Instructions for the task —
Starting at the top of the entries below, print each line exactly until the line with "a.osd = a.osh = a.osw = 1;" has been printed too.

Records shown —
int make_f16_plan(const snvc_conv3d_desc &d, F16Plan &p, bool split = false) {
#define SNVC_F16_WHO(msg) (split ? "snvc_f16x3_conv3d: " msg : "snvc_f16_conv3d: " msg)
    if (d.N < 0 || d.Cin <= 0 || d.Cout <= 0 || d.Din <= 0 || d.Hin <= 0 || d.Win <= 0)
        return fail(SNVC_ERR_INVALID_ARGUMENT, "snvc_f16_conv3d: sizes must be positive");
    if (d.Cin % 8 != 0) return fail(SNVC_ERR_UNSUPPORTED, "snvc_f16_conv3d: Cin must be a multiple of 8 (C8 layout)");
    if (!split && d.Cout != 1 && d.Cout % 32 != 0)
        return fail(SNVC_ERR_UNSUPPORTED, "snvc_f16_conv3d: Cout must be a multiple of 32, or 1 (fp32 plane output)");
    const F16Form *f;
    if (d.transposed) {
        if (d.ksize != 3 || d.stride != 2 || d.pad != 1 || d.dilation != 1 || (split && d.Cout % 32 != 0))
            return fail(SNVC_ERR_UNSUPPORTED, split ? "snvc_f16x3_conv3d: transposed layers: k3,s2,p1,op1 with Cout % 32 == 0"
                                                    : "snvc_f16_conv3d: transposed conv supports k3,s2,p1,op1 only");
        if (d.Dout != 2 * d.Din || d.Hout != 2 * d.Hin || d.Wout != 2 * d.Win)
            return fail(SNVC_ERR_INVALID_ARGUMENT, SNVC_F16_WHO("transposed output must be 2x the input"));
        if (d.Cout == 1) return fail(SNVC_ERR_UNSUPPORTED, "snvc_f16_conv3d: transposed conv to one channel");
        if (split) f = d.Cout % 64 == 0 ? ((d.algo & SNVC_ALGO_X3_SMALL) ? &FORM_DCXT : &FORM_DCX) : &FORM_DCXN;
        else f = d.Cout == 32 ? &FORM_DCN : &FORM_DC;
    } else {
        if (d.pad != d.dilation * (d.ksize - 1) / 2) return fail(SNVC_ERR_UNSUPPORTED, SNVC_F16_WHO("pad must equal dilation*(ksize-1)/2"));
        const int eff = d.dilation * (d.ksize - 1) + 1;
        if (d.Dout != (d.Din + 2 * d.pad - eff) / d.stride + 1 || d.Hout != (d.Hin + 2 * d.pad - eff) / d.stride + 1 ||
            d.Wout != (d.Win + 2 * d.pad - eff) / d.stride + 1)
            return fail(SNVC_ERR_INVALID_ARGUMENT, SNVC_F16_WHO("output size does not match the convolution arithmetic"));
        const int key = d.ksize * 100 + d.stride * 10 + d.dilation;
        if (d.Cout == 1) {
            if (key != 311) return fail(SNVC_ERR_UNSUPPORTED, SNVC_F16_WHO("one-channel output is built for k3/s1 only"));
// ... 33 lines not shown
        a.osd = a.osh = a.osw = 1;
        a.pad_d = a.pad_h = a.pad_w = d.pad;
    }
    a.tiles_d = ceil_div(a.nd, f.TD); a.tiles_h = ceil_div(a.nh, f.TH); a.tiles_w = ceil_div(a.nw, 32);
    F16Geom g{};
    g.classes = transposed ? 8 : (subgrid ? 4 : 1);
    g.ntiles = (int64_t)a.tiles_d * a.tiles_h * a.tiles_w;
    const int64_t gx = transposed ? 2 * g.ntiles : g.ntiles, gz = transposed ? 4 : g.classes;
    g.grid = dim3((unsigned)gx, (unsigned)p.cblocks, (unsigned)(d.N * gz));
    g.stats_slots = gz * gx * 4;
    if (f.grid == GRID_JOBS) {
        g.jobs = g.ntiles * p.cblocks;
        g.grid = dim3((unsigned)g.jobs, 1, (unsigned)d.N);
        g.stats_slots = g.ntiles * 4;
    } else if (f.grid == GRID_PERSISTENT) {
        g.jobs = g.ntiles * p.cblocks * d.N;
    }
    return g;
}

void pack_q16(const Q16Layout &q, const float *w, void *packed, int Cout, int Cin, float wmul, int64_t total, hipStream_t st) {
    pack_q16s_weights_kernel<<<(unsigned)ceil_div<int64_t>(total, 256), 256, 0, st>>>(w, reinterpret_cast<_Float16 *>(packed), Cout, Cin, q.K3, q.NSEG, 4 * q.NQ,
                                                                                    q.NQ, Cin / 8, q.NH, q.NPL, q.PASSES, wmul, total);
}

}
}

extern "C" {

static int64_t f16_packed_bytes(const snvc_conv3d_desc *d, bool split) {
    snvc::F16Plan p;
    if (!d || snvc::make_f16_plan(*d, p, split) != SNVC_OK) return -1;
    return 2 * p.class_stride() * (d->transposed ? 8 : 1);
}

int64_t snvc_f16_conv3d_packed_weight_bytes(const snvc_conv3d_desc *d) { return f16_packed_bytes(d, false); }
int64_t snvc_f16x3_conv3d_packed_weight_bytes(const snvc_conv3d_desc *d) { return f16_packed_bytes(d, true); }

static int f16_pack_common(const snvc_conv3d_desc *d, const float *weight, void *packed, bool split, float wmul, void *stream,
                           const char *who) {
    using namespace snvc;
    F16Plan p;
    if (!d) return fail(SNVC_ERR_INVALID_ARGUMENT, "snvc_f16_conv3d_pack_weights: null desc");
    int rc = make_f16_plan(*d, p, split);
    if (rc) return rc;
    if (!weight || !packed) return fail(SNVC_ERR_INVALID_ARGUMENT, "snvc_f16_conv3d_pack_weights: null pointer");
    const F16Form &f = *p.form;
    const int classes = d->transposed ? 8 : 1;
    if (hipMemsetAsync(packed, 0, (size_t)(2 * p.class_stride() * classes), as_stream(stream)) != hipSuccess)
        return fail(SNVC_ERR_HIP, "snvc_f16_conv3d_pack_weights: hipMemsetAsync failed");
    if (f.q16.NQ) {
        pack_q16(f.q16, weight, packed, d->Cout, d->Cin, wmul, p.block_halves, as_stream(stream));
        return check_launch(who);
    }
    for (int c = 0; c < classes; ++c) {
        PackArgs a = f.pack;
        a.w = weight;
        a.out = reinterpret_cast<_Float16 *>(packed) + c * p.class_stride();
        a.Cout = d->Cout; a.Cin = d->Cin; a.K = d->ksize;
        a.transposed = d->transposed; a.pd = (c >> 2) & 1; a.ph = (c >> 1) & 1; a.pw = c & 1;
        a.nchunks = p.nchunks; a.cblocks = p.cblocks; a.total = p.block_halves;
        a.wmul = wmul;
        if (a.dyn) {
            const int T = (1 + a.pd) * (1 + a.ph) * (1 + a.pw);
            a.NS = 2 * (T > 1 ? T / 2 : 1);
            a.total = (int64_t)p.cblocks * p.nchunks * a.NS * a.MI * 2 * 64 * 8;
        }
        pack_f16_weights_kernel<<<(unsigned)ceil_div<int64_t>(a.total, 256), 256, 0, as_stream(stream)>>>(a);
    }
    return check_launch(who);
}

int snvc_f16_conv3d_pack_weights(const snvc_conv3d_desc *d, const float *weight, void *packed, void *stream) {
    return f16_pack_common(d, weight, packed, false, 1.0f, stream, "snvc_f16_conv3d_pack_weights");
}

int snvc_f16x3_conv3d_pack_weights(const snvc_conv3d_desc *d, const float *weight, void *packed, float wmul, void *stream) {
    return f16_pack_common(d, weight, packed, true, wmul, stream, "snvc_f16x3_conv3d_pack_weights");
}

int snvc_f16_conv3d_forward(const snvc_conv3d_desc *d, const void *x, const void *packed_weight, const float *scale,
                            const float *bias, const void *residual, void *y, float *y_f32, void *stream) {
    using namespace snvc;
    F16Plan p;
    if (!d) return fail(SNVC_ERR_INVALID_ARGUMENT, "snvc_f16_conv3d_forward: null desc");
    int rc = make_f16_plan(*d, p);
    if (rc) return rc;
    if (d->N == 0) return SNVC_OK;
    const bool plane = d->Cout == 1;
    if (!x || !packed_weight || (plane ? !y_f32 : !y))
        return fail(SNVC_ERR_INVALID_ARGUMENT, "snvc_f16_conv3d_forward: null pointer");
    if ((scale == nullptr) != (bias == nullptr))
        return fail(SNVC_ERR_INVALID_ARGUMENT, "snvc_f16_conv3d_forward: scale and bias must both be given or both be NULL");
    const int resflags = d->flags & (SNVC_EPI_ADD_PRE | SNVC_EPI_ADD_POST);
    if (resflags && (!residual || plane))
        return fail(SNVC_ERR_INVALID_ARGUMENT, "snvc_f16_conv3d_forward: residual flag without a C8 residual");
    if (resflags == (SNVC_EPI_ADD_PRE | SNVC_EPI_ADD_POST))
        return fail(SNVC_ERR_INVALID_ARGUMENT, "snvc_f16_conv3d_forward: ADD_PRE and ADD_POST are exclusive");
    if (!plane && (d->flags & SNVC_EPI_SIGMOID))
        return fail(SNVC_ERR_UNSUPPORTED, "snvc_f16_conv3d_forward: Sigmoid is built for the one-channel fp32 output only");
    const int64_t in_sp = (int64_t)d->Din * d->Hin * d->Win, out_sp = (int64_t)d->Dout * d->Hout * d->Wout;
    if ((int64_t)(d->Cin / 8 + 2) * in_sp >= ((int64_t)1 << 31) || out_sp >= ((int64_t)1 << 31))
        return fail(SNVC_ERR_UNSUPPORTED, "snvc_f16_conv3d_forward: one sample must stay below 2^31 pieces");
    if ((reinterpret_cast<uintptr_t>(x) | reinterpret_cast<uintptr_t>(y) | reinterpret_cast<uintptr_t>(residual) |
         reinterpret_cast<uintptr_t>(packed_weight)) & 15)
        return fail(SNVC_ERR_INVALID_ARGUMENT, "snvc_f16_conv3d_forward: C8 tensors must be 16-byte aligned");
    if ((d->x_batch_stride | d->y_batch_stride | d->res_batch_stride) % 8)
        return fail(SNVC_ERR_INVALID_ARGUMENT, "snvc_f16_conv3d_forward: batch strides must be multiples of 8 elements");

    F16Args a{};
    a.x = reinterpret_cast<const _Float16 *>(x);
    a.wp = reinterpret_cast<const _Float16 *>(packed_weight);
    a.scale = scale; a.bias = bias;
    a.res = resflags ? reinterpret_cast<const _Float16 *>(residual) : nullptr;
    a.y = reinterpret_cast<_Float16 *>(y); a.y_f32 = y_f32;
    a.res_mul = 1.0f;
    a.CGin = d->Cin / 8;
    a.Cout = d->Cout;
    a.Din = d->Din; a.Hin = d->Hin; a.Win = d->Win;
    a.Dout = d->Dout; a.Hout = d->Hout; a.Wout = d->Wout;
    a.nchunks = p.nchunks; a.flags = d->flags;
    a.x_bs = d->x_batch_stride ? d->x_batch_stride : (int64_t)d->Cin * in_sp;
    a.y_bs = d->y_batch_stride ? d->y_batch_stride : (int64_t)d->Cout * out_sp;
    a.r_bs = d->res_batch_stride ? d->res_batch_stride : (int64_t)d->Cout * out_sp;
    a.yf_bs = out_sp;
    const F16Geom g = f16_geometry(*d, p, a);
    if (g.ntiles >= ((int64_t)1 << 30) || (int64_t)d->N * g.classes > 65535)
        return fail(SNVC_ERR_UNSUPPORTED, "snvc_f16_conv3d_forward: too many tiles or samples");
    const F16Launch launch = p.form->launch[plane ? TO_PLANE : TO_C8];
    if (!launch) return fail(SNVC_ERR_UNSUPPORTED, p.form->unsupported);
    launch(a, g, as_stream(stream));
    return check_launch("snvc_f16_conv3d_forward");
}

Result for this task —
int make_f16_plan(const snvc_conv3d_desc &d, F16Plan &p, bool split = false) {
#define SNVC_F16_WHO(msg) (split ? "snvc_f16x3_conv3d: " msg : "snvc_f16_conv3d: " msg)
    if (d.N < 0 || d.Cin <= 0 || d.Cout <= 0 || d.Din <= 0 || d.Hin <= 0 || d.Win <= 0)
        return fail(SNVC_ERR_INVALID_ARGUMENT, "snvc_f16_conv3d: sizes must be positive");
    if (d.Cin % 8 != 0) return fail(SNVC_ERR_UNSUPPORTED, "snvc_f16_conv3d: Cin must be a multiple of 8 (C8 layout)");
    if (!split && d.Cout != 1 && d.Cout % 32 != 0)
        return fail(SNVC_ERR_UNSUPPORTED, "snvc_f16_conv3d: Cout must be a multiple of 32, or 1 (fp32 plane output)");
    const F16Form *f;
    if (d.transposed) {
        if (d.ksize != 3 || d.stride != 2 || d.pad != 1 || d.dilation != 1 || (split && d.Cout % 32 != 0))
            return fail(SNVC_ERR_UNSUPPORTED, split ? "snvc_f16x3_conv3d: transposed layers: k3,s2,p1,op1 with Cout % 32 == 0"
                                                    : "snvc_f16_conv3d: transposed conv supports k3,s2,p1,op1 only");
        if (d.Dout != 2 * d.Din || d.Hout != 2 * d.Hin || d.Wout != 2 * d.Win)
            return fail(SNVC_ERR_INVALID_ARGUMENT, SNVC_F16_WHO("transposed output must be 2x the input"));
        if (d.Cout == 1) return fail(SNVC_ERR_UNSUPPORTED, "snvc_f16_conv3d: transposed conv to one channel");
        if (split) f = d.Cout % 64 == 0 ? ((d.algo & SNVC_ALGO_X3_SMALL) ? &FORM_DCXT : &FORM_DCX) : &FORM_DCXN;
        else f = d.Cout == 32 ? &FORM_DCN : &FORM_DC;
    } else {
        if (d.pad != d.dilation * (d.ksize - 1) / 2) return fail(SNVC_ERR_UNSUPPORTED, SNVC_F16_WHO("pad must equal dilation*(ksize-1)/2"));
        const int eff = d.dilation * (d.ksize - 1) + 1;
        if (d.Dout != (d.Din + 2 * d.pad - eff) / d.stride + 1 || d.Hout != (d.Hin + 2 * d.pad - eff) / d.stride + 1 ||
            d.Wout != (d.Win + 2 * d.pad - eff) / d.stride + 1)
            return fail(SNVC_ERR_INVALID_ARGUMENT, SNVC_F16_WHO("output size does not match the convolution arithmetic"));
        const int key = d.ksize * 100 + d.stride * 10 + d.dilation;
        if (d.Cout == 1) {
            if (key != 311) return fail(SNVC_ERR_UNSUPPORTED, SNVC_F16_WHO("one-channel output is built for k3/s1 only"));
// ... 33 lines not shown
        a.osd = a.osh = a.osw = 1;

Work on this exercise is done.